WHAT YOU WILL DO
Which of the lines below include "LeafParam"? Each one should be copied out.

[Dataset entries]
________________________

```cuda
__global__ void __launch_bounds__(kBulkThreads, kBulkCtasPerSm) fq_rows_kernel(const __grid_constant__ FusedArgs A) {
  extern __shared__ __align__(128) unsigned char fq_dyn[];
  __shared__ BulkRing ring;
  __shared__ LeaderSmem lsm;
  __shared__ float scratch[2 * kWarps];
  const FlatGeo& g = A.flat;
  const RowsGeo& rg = A.rows;
  const unsigned bank = ld_ws(&A.sync->launch_count) & 1u;
  ring_init(ring);
  if (threadIdx.x >= kConsumers) {
    if (threadIdx.x == kConsumers) {
      RingPos pos;
      pos.init();
      const float4* src = reinterpret_cast<const float4*>(A.in);
      const TicketPlan all = {2u, blockIdx.x, gridDim.x, 2u * gridDim.x};
      produce_rows_phase<false>(g, rg, src, &A.sync->unit_counter[0], all, ring, fq_dyn, pos);
      if (!A.stats_only) {
        if (A.pool.tiles && A.pool.kind == 3u) {
          produce_pool3_phase(g, A.pool, src, &A.sync->unit_counter[2], all, ring, fq_dyn, pos);
        } else if (A.pool.tiles) {
          produce_pool_phase(g, A.pool, src, &A.sync->unit_counter[2], all, ring, fq_dyn, pos);
        } else if (A.residual) {
          const FlatGeo h = half_geo(g);
          produce_rows_phase<true, true>(h, half_rows(h, rg), src, &A.sync->unit_counter[2], all, ring, fq_dyn, pos,
                                         reinterpret_cast<const float4*>(A.residual));
        } else {
          produce_rows_phase<true>(g, rg, src, &A.sync->unit_counter[2], all, ring, fq_dyn, pos);
        }
      }
    }
    return;
  }
  const unsigned t = threadIdx.x;
  const bool active = t < g.stride;
  const unsigned c0 = active ? 4u * (t % g.cv) : 0u;
  const ClView acc = cl_view(A, bank);
  unsigned epoch = 0;
  RingPos pos;
  pos.init();
  if (blockIdx.x == 0) stamp(A, 0);
  if (blockIdx.x == gridDim.x - 1u) {
    const ClView other = cl_view(A, bank ^ 1u);
    uint4* zu = reinterpret_cast<uint4*>(other.amin_inv);
    uint4* zd = reinterpret_cast<uint4*>(other.asum);
    const uint4 z = make_uint4(0u, 0u, 0u, 0u);
    for (unsigned i = t; i < kAccU / 4u; i += kConsumers) zu[i] = z;
    for (unsigned i = t; i < kAccD / 2u; i += kConsumers) zd[i] = z;
  }
  float bias[4];
#pragma unroll
  for (int i = 0; i < 4; ++i) bias[i] = (A.bias && active) ? __ldg(A.bias + c0 + i) : 0.f;
  {
    RowsStats s1{A, scratch, acc, {bias[0], bias[1], bias[2], bias[3]}, INFINITY, -INFINITY};
    consume_phase(g, ring, fq_dyn, pos, s1);
  }
  if (blockIdx.x == 0) stamp(A, 1);
  grid_barrier_cl(A.sync, epoch);
  if (blockIdx.x == 0) stamp(A, 4);
  const unsigned R = rg.rows;
  float mn, mx;
  if (A.scope == FQB200_SCOPE_GROUP_MEAN) {
    double smin = 0.0, smax = 0.0;
    for (unsigned r = t; r < R; r += kConsumers) {
      smin += static_cast<double>(dec_ordered(~ld_ws(acc.amin_inv + r)));
      smax += static_cast<double>(dec_ordered(ld_ws(acc.amax + r)));
    }
    smin = block_reduce(smin, OpAdd(), lsm.d);
    smax = block_reduce(smax, OpAdd(), lsm.d);
    mn = static_cast<float>(smin / R);
    mx = static_cast<float>(smax / R);
  } else {
    float lmin = INFINITY, lmax = -INFINITY;
    for (unsigned r = t; r < R; r += kConsumers) {
      lmin = fminf(lmin, dec_ordered(~ld_ws(acc.amin_inv + r)));
      lmax = fmaxf(lmax, dec_ordered(ld_ws(acc.amax + r)));
    }
    mn = block_reduce(lmin, OpMin(), lsm.f);
    mx = block_reduce(lmax, OpMax(), lsm.f);
  }
  float delta, offset;
  solve_range(A, mn, mx, 0.f, 0.f, 0.f, static_cast<float>(A.num_bits), delta, offset);
  const LeafParam q = make_leaf_param(FQB200_LEAF_COMPILED, delta, offset, static_cast<float>(A.num_bits), A.relu_passthrough != 0);
  if (blockIdx.x == 0 && t == 0) export_stats(A, 0, mn, mx, 0.f, 0.f, 0.f, delta, offset, static_cast<float>(A.num_bits), q);
  if (blockIdx.x == 0) stamp(A, 7);
  if (!A.stats_only) {
    RowsApply ap{A, q, make_divisor(q.a), {bias[0], bias[1], bias[2], bias[3]}};
    ap.init_residual(c0, active);
    if (A.pool.tiles && A.pool.kind == 3u)
      consume_pool3_phase(g, A.pool, ring, fq_dyn, pos, ap);
    else if (A.pool.tiles)
      consume_pool_phase(g, A.pool, ring, fq_dyn, pos, ap);
    else if (A.residual)
      consume_pair_phase(half_geo(g), ring, fq_dyn, pos, ap);
    else
      consume_phase(g, ring, fq_dyn, pos, ap);
    if (blockIdx.x == 0) stamp(A, 9);
  }
  grid_exit_cl(A.sync);
}

}
```

cnn-quantization_b200/csrc/fqb200.cu:

```cuda
#include <cuda_runtime.h>
#include <math.h>
#include <stdint.h>
#include <stdio.h>
#include <stdlib.h>
#include <string.h>

#include "../../include/fqb200.h"
#include "fq_device.cuh"
#include "fq_bulk.cuh"

namespace fqb {

__constant__ float kGaus[9] = {0.f, 1.24f, 1.71f, 2.15f, 2.55f, 2.93f, 3.28f, 3.61f, 3.92f};
__constant__ float kGausPos[9] = {0.f, 1.71f, 2.15f, 2.55f, 2.93f, 3.28f, 3.61f, 3.92f, 4.2f};
__constant__ float kLaplace[9] = {1.05f, 1.86f, 2.83f, 3.89f, 5.03f, 6.2f, 7.41f, 8.64f, 9.89f};
__constant__ float kLaplacePos[9] = {1.86f, 2.83f, 3.89f, 5.02f, 6.2f, 7.41f, 8.64f, 9.89f, 11.16f};
constexpr int kTable = 101;
__constant__ double kOmegaTable[kTable];
__constant__ double kAlphaTable[kTable];

enum : int { FLAG_PASSTHROUGH = 1, FLAG_TRUE_ZERO = 2, FLAG_RELU = 4 };

struct alignas(16) LeafParam {
  float a, b, c;
  int flags;
};

struct FusedArgs {
  Geometry geo;
  FlatGeo flat;
  RowsGeo rows;
  const float* in;
  float* out;
  const float* residual;
  int residual_relu;
  PoolGeo pool;
  float* pool_out;
  const float* residual_stats;
  const float* residual_bias;
  const float* bias;
  unsigned long long bias_magic;
  float* grid_out;
  int scope, range_mode, leaf, num_bits, positive, solve_f64;
  float clip_k;
  int bit_alloc, prior, ba_round;
  float ba_target;
  float mt_target;
  int mt_clip;
  int bias_corr, var_corr, stats_only;
  int relu_passthrough;
  int need_dev;
  const float *g_delta, *g_offset, *g_bits;
  int given_per_group;
  unsigned inner;
  double n_per_group;
  float* out_stats;
  unsigned long long* hist_clamped;
  int hist_bins, hist_offset;
  unsigned long long* hist;
  unsigned long long* dbg;
  GridSync* sync;
  float *pmin, *pmax;
  double *psum, *pabs, *psq;
  float *gmin, *gmax, *gmean, *gb, *gstd, *gbits, *gprior;
  double* gmean_d;
  float *gdelta, *goffset;
  LeafParam* lp;
  float *cq, *co, *ck;
  unsigned *amin_inv, *amax;
  double *asum, *aabs, *asq;
  unsigned nhwc_rep;
};

constexpr unsigned kMaxNhwcChannels = 4096;

__device__ __forceinline__ void stamp(const FusedArgs& A, int slot) {
  if (A.dbg && threadIdx.x == 0) {
    unsigned long long t;
    asm volatile("mov.u64 %0, %globaltimer;" : "=l"(t));
    A.dbg[slot] = t;
  }
}

struct LeaderSmem {
  double d[kWarps];
  float f[kWarps];
  int i[kWarps];
  int flag;
};

template <typename T0, typename Op0, typename T1, typename Op1, typename T2, typename Op2>
__device__ __forceinline__ void reduce_partials3(const Geometry& geo, const T0* p0, T0* o0, T0 id0, Op0 op0, const T1* p1,
                                                 T1* o1, T1 id1, Op1 op1, const T2* p2, T2* o2, T2 id2, Op2 op2) {
  const unsigned L = geo.red_lanes;
  const unsigned sub = threadIdx.x % L;
  const unsigned per_sweep = kThreads / L;
  for (unsigned g0 = 0; g0 < geo.channels; g0 += per_sweep) {
    const unsigned g = g0 + threadIdx.x / L;
    T0 a0 = id0;
    T1 a1 = id1;
    T2 a2 = id2;
    if (g < geo.channels) {
#pragma unroll 4
      for (unsigned p = sub; p < geo.parts; p += L) {
        const size_t slot = static_cast<size_t>(p) * geo.channels + g;
        if (p0) a0 = op0(a0, ld_ws(p0 + slot));
        if (p1) a1 = op1(a1, ld_ws(p1 + slot));
        if (p2) a2 = op2(a2, ld_ws(p2 + slot));
      }
    }
    for (unsigned o = L >> 1; o > 0; o >>= 1) {
      a0 = op0(a0, __shfl_xor_sync(0xffffffffu, a0, o));
      a1 = op1(a1, __shfl_xor_sync(0xffffffffu, a1, o));
      a2 = op2(a2, __shfl_xor_sync(0xffffffffu, a2, o));
    }
    if (g < geo.channels && sub == 0) {
      if (p0) o0[g] = a0;
      if (p1) o1[g] = a1;
      if (p2) o2[g] = a2;
    }
  }
}

__device__ __noinline__ void solve_bit_alloc(const FusedArgs& A, LeaderSmem& sm) {
  const unsigned G = A.geo.channels;
  const float* prior = (A.prior == FQB200_PRIOR_STD) ? A.gstd : A.gb;
  constexpr unsigned kRegGroups = 4;
  const bool in_regs = G <= kRegGroups * kThreads;
  float pr[kRegGroups], bt[kRegGroups];
  double local = 0.0;
#pragma unroll
  for (unsigned k = 0; k < kRegGroups; ++k) {
    pr[k] = 0.f;
    bt[k] = 0.f;
  }
  if (in_regs) {
#pragma unroll
    for (unsigned k = 0; k < kRegGroups; ++k) {
      const unsigned g = threadIdx.x + k * kThreads;
      if (g < G) {
        pr[k] = powf(prior[g], 0.6666666666666666f);
        local += static_cast<double>(pr[k]);
      }
    }
  } else {
    for (unsigned g = threadIdx.x; g < G; g += kThreads) {
      float p = powf(prior[g], 0.6666666666666666f);
      A.gprior[g] = p;
      local += static_cast<double>(p);
    }
  }
  const float psum = static_cast<float>(block_reduce(local, OpAdd(), sm.d));
  stamp(A, 15);
  const float goal = A.ba_target;
  double m = static_cast<double>(A.ba_target);
  float half_gap = 1.0f;
  const float inv_g = 1.0f / static_cast<float>(G);
  int it = 0;
  __shared__ int warp_bits[2][kWarps];
  auto bits_of = [&](float p, float budget) {
    const float bins = __fdiv_rn(__fmul_rn(budget, p), psum);
    const float lg = log2f(bins);
    float bits = A.ba_round ? rintf(lg) : ceilf(lg);
    if (!(bits >= 0.f)) bits = 0.f;
    if (bits > 8.f) bits = 8.f;
    return bits;
  };
  while (fabsf(2.0f * half_gap) > 0.01f && it < 10) {
    const float budget = static_cast<float>(static_cast<double>(G) * exp2(m));
    int sum_bits = 0;
    if (in_regs) {
#pragma unroll
      for (unsigned k = 0; k < kRegGroups; ++k) {
        if (threadIdx.x + k * kThreads < G) {
          bt[k] = bits_of(pr[k], budget);
          sum_bits += static_cast<int>(bt[k]);
        }
      }
    } else {
      for (unsigned g = threadIdx.x; g < G; g += kThreads) {
        const float bits = bits_of(A.gprior[g], budget);
        A.gbits[g] = bits;
        sum_bits += static_cast<int>(bits);
      }
    }
    sum_bits = __reduce_add_sync(0xffffffffu, sum_bits);
    if ((threadIdx.x & 31) == 0) warp_bits[it & 1][threadIdx.x >> 5] = sum_bits;
    cta_sync();
    int total = 0;
#pragma unroll
    for (int w = 0; w < kWarps; ++w) total += warp_bits[it & 1][w];
    ++it;
    const float mean = __fmul_rn(static_cast<float>(total), inv_g);
    half_gap = __fmul_rn(__fsub_rn(goal, mean), 0.5f);
    m += static_cast<double>(half_gap);
  }
  stamp(A, 11);
  if (in_regs) {
#pragma unroll
    for (unsigned k = 0; k < kRegGroups; ++k) {
      const unsigned g = threadIdx.x + k * kThreads;
      if (g < G) A.gbits[g] = bt[k];
    }
  }
  cta_sync();
}

__device__ __forceinline__ void solve_range(const FusedArgs& A, float mn, float mx, float mean, float b, float sd,
                                            float bits, float& delta, float& offset) {
// ... 48 lines not shown
    q.flags = FLAG_TRUE_ZERO;
  } else {
    if (!(delta > 0.f)) {
      q.a = 1.f;
      q.b = 0.f;
      q.c = 0.f;
      q.flags = FLAG_PASSTHROUGH | (relu ? FLAG_RELU : 0);
      return q;
    }
    const float qmax = static_cast<float>((1 << static_cast<int>(bits)) - 1);
    const float scale = __fdiv_rn(delta, qmax);
    const bool tz = (__fadd_rn(offset, delta) > 0.f) && (offset < 0.f);
    q.a = scale;
    q.b = tz ? roundf(__fdiv_rn(-offset, scale)) : -offset;
    q.c = qmax;
    q.flags = tz ? FLAG_TRUE_ZERO : 0;
  }
  return q;
}

__device__ __forceinline__ void export_stats(const FusedArgs& A, unsigned g, float mn, float mx, float mean, float b,
                                             float sd, float delta, float offset, float bits, const LeafParam& q) {
  if (!A.out_stats) return;
  float* o = A.out_stats + static_cast<size_t>(g) * FQB200_STATS_STRIDE;
  o[0] = mn; o[1] = mx; o[2] = mean; o[3] = b; o[4] = sd; o[5] = delta; o[6] = offset; o[7] = bits;
  o[8] = q.a; o[9] = q.b; o[10] = q.c; o[11] = static_cast<float>(q.flags);
}

__device__ __noinline__ void solve_mid_tread(const FusedArgs& A, LeaderSmem& sm) {
  const unsigned G = A.geo.channels;
  double local = 0.0;
  for (unsigned g = threadIdx.x; g < G; g += kThreads) {
    float p = powf(A.gstd[g], 0.6666666666666666f);
    A.gprior[g] = p;
    local += static_cast<double>(p);
  }
  const float psum = static_cast<float>(block_reduce(local, OpAdd(), sm.d));
  const float budget = static_cast<float>(static_cast<double>(G) * exp2(static_cast<double>(A.mt_target)));
  const bool sym = !A.positive;
  for (unsigned g = threadIdx.x; g < G; g += kThreads) {
    const float omega = rintf(__fdiv_rn(__fmul_rn(budget, A.gprior[g]), psum));
    const float mn = A.gmin[g], mx = A.gmax[g], mu = A.gmean[g], b = A.gb[g];
    float rng;
    if (A.mt_clip) {
      double om = sym ? static_cast<double>(omega) : 2.0 * static_cast<double>(omega);
      int i = 0;
      while (i < kTable - 1 && kOmegaTable[i] < om) ++i;
      double am;
      if (i == 0) {
        am = kAlphaTable[0];
      } else {
        const double inc = (kAlphaTable[i] - kAlphaTable[i - 1]) / (kOmegaTable[i] - kOmegaTable[i - 1]);
        am = kAlphaTable[i] - inc * (kOmegaTable[i] - om);
      }
      const float amf = static_cast<float>(am);
      rng = sym ? __fmul_rn(__fmul_rn(2.f, amf), b) : __fadd_rn(fmaxf(mu, 0.f), __fmul_rn(amf, b));
    } else {
      rng = sym ? __fsub_rn(mx, mn) : mx;
    }
    const float step = (omega > 0.f) ? __fdiv_rn(rng, omega) : 3.402823466e+38f;
    LeafParam q;
    q.a = step;
    q.flags = 0;
    if (A.mt_clip) {
      const float mu_q = sym ? __fdiv_rn(mu, step) : __fdiv_rn(fmaxf(mu, 0.f), step);
      q.c = __fadd_rn(mu_q, sym ? __fmul_rn(omega, 0.5f) : omega);
      q.b = sym ? __fsub_rn(mu_q, __fmul_rn(omega, 0.5f)) : 0.f;
    } else {
      q.b = -INFINITY;
      q.c = INFINITY;
    }
    A.lp[g] = q;
    export_stats(A, g, mn, mx, mu, b, A.gstd[g], rng, 0.f, omega, q);
  }
}
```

________________________

TASK RESPONSE
  const LeafParam q = make_leaf_param(FQB200_LEAF_COMPILED, delta, offset, static_cast<float>(A.num_bits), A.relu_passthrough != 0);
struct alignas(16) LeafParam {
  LeafParam* lp;
                                             float sd, float delta, float offset, float bits, const LeafParam& q) {
    LeafParam q;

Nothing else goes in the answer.